◆ GIVEN RECORDS:
# chargen/ALCHEMY

Measured on AMD Instinct MI355X. Metric: ctxt-mul+relinearize/sec at n=2^15, 4 RNS limbs, higher is better.
Workload: dtype u32; 1 GPU; BASELINE config 3: keySwitchQuadCirc(hint, a*b) on linear ciphertexts, n=2^15 (m'=2^16), L=4 primes<2^31, TrivGad hint at the same modulus, CRT-basis in/out, inputs resident in HBM; batch_per_gpu=8192, global_batch=8192, hint=single rank, device_word_bytes=4

## Files before the change

alchemy_amd/csrc/kernel_tensor_split.hpp:

```cpp
#pragma once
#include <hip/hip_runtime.h>
#include "ntt_engine.hpp"

#ifndef ALCH_TI_SPLIT_PASSES
#define ALCH_TI_SPLIT_PASSES 4
#endif

#ifndef ALCH_TI_NT_IN
#define ALCH_TI_NT_IN 0
#endif

#ifndef ALCH_A_PARTIALS
#define ALCH_A_PARTIALS 0
#endif

namespace alch {

template <int LOGN, bool Q30 = false>
__global__ void __launch_bounds__(1 << (LOGN - 6), 4)
k_tensor_intt_split(DevRing<u32> R, const u32* __restrict__ a, const u32* __restrict__ b, int32_t* __restrict__ digits,
                    unsigned nitems, Scal<u32> spre
#if ALCH_A_PARTIALS
                    , const u32* __restrict__ hint, u32* __restrict__ out
#endif
                    ) {
    typedef u32 W;
    constexpr int LOGM = LOGN - 1, M = 1 << LOGM, LT = LOGN - 6, T = 1 << LT;
    typedef Geo<LOGM, LT> G;
    static_assert(G::E == 32 && (LOGM - 2) % 4 == 0, "32 coefficients per lane, stages 4+4+4+2");
    typedef u32 V __attribute__((ext_vector_type(4)));
    typedef int32_t SV __attribute__((ext_vector_type(4)));
    constexpr int NV = G::E / 4;
    extern __shared__ __attribute__((aligned(16))) unsigned char smem[];
    W* lds = reinterpret_cast<W*>(smem);
    const int L = R.L;
    const u32 nct = nitems / (unsigned)L;
    const auto ra = __builtin_amdgcn_make_buffer_rsrc(const_cast<W*>(a), 0, (u32)((size_t)nct * 2 * L * (2 * M) * 4), 0x00020000);
    const auto rb = __builtin_amdgcn_make_buffer_rsrc(const_cast<W*>(b), 0, (u32)((size_t)nct * 2 * L * (2 * M) * 4), 0x00020000);
    const auto rd = __builtin_amdgcn_make_buffer_rsrc(digits, 0, (u32)((size_t)nct * L * (2 * M) * 4), 0x00020000);
    const u32 lane16 = threadIdx.x * 16u;
    constexpr u32 ROW = (u32)(2 * M) * 4u, SLICE = (u32)T * 16u, HALF = (u32)M * 4u;
#if ALCH_A_PARTIALS
    const auto rh = __builtin_amdgcn_make_buffer_rsrc(const_cast<W*>(hint), 0, (u32)((size_t)2 * L * L * (2 * M) * 4), 0x00020000);
    const auto ro = __builtin_amdgcn_make_buffer_rsrc(out, 0, (u32)((size_t)nct * 2 * L * (2 * M) * 4), 0x00020000);
#endif

    for (unsigned item = blockIdx.x; item < nitems; item += gridDim.x) {
        const u32 ct = item / (unsigned)L, i = item % (unsigned)L;
        const ModP<W> m = R.mod[i];
        const W q = m.q, qni = m.qni;
        const W ninv_s = mont_mul(R.ninv_m[i], spre.v[i], m), w1ninv_s = mont_mul(R.w1ninv_m[i], spre.v[i], m);
        const u32 row = ((2 * ct + 1) * (u32)L + i) * ROW;
        const u32 drow = (ct * (u32)L + i) * ROW;
        const int rot = (int)((item ^ (item >> 3)) & (NV - 1));
        const W* twi = R.twi[i];
        V keep[NV];
#pragma unroll 1
        for (int half = 0; half < 2; ++half) {
            int tid = threadIdx.x;
            asm volatile("" : "+v"(tid));
#pragma unroll
            for (int r = 0; r < NV; ++r) {
                const u32 so = row + (u32)half * HALF + SLICE * (u32)((r + rot) & (NV - 1));
                const V va = __builtin_bit_cast(V, __builtin_amdgcn_raw_buffer_load_b128(ra, lane16, so, ALCH_TI_NT_IN));
                const V vb = __builtin_bit_cast(V, __builtin_amdgcn_raw_buffer_load_b128(rb, lane16, so, ALCH_TI_NT_IN));
#if ALCH_A_PARTIALS
                if (out) {
                    const u32 so0 = so - (u32)L * ROW;
                    const u32 piece = (u32)half * HALF + SLICE * (u32)((r + rot) & (NV - 1));
                    const u32 hrow = ((2 * i) * (u32)L + i) * ROW + piece;
                    const V a0v = __builtin_bit_cast(V, __builtin_amdgcn_raw_buffer_load_b128(ra, lane16, so0, ALCH_TI_NT_IN));
                    const V b0v = __builtin_bit_cast(V, __builtin_amdgcn_raw_buffer_load_b128(rb, lane16, so0, ALCH_TI_NT_IN));
                    const V h0v = __builtin_bit_cast(V, __builtin_amdgcn_raw_buffer_load_b128(rh, lane16, hrow, 0));
                    const V h1v = __builtin_bit_cast(V, __builtin_amdgcn_raw_buffer_load_b128(rh, lane16, hrow + (u32)L * ROW, 0));
                    const W sr2 = spre.v[i];
                    V o0v, o1v;
#pragma unroll
                    for (int e = 0; e < 4; ++e) {
                        const W x0 = csub(mont_mul_lazy(a0v[e], sr2, q, qni), q);
                        const W x1 = csub(mont_mul_lazy(va[e], sr2, q, qni), q);
                        const W c2 = csub(mont_mul_lazy(vb[e], x1, q, qni), q);
                        const u64 p0 = (u64)x0 * b0v[e] + (u64)c2 * h0v[e];
                        const u32 m0 = (u32)p0 * qni;
                        o0v[e] = csub((u32)((p0 + (u64)m0 * q) >> 32), q);
                        const u64 p1 = (u64)x0 * vb[e] + (u64)x1 * b0v[e] + (u64)c2 * h1v[e];
                        const u64 p1r = ((u64)csub((W)(p1 >> 32), q) << 32) | (u32)p1;
                        const u32 m1 = (u32)p1r * qni;
                        o1v[e] = csub((u32)((p1r + (u64)m1 * q) >> 32), q);
                    }
                    __builtin_amdgcn_raw_buffer_store_b128(__builtin_bit_cast(decltype(__builtin_amdgcn_raw_buffer_load_b128(ro, 0, 0, 0)), o0v), ro, lane16, so0, 0);
                    ALCH_STORE_GUARD(o0v);
                    __builtin_amdgcn_raw_buffer_store_b128(__builtin_bit_cast(decltype(__builtin_amdgcn_raw_buffer_load_b128(ro, 0, 0, 0)), o1v), ro, lane16, so, 0);
                    ALCH_STORE_GUARD(o1v);
                }
#endif
                V v;
#pragma unroll
                for (int e = 0; e < 4; ++e) v[e] = mont_mul_lazy(va[e], vb[e], q, qni);
                *reinterpret_cast<V*>(&lds[swz<LOGM>((tid + T * ((r + rot) & (NV - 1))) * 4)]) = v;
            }
            lds_barrier();
            NoEpilogue none;
            const int prefix = 2 + half;
#if ALCH_TI_SPLIT_PASSES == 3
            ntt_pass<LOGM, LT, W, 9, 5, true, false, false, W, NoEpilogue&, false, Q30>(lds, twi, q, qni, (W)0, (W)0, tid, prefix, none);
            lds_barrier();
            ntt_pass<LOGM, LT, W, 4, 5, true, false, false, W, NoEpilogue&, false, Q30>(lds, twi, q, qni, (W)0, (W)0, tid, prefix, none);
            lds_barrier();
            ntt_pass<LOGM, LT, W, 0, 4, true, false, false, W, NoEpilogue&, false, Q30>(lds, twi, q, qni, (W)0, (W)0, tid, prefix, none);
            lds_barrier();
#else
            ntt_pass<LOGM, LT, W, 10, 4, true, false, false, W, NoEpilogue&, false, Q30>(lds, twi, q, qni, (W)0, (W)0, tid, prefix, none);
            pair_sync<LOGM>();
            ntt_pass<LOGM, LT, W, 6, 4, true, false, false, W, NoEpilogue&, false, Q30>(lds, twi, q, qni, (W)0, (W)0, tid, prefix, none);
            lds_barrier();
            ntt_pass<LOGM, LT, W, 2, 4, true, false, false, W, NoEpilogue&, false, Q30>(lds, twi, q, qni, (W)0, (W)0, tid, prefix, none);
            lds_barrier();
            ntt_pass<LOGM, LT, W, 0, 2, true, false, false, W, NoEpilogue&, false, Q30>(lds, twi, q, qni, (W)0, (W)0, tid, prefix, none);
            lds_barrier();
#endif
            if (half == 0) {
#pragma unroll
                for (int r = 0; r < NV; ++r) keep[r] = *reinterpret_cast<const V*>(&lds[swz<LOGM>((tid + T * r) * 4)]);
            } else {
                const W hq = (q - 1) >> 1;
#pragma unroll
                for (int r = 0; r < NV; ++r) {
                    const V hi = *reinterpret_cast<const V*>(&lds[swz<LOGM>((tid + T * r) * 4)]);
                    SV z0, z1;
#pragma unroll
                    for (int e = 0; e < 4; ++e) {
                        const W x = csub(keep[r][e], q), y = csub(hi[e], q);
                        const W c0 = csub(mont_mul_lazy((W)(x + y), ninv_s, q, qni), q);
                        const W c1 = csub(mont_mul_lazy((W)(x - y + q), w1ninv_s, q, qni), q);
                        z0[e] = c0 > hq ? (int32_t)c0 - (int32_t)q : (int32_t)c0;
                        z1[e] = c1 > hq ? (int32_t)c1 - (int32_t)q : (int32_t)c1;
                    }
                    const u32 so = drow + SLICE * (u32)r;
                    __builtin_amdgcn_raw_buffer_store_b128(__builtin_bit_cast(decltype(__builtin_amdgcn_raw_buffer_load_b128(rd, 0, 0, 0)), z0), rd, lane16, so, 0);
                    ALCH_STORE_GUARD(z0);
                    __builtin_amdgcn_raw_buffer_store_b128(__builtin_bit_cast(decltype(__builtin_amdgcn_raw_buffer_load_b128(rd, 0, 0, 0)), z1), rd, lane16, so + HALF, 0);
                    ALCH_STORE_GUARD(z1);
                }
            }
            lds_barrier();
        }
    }
}

}
```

◆ DIRECTIONS FOR THIS TASK:
All the lines that hold the word "ifndef" must appear in the answer, copied from the records.

◆ RESULT BELOW:
#ifndef ALCH_TI_SPLIT_PASSES
#ifndef ALCH_TI_NT_IN
#ifndef ALCH_A_PARTIALS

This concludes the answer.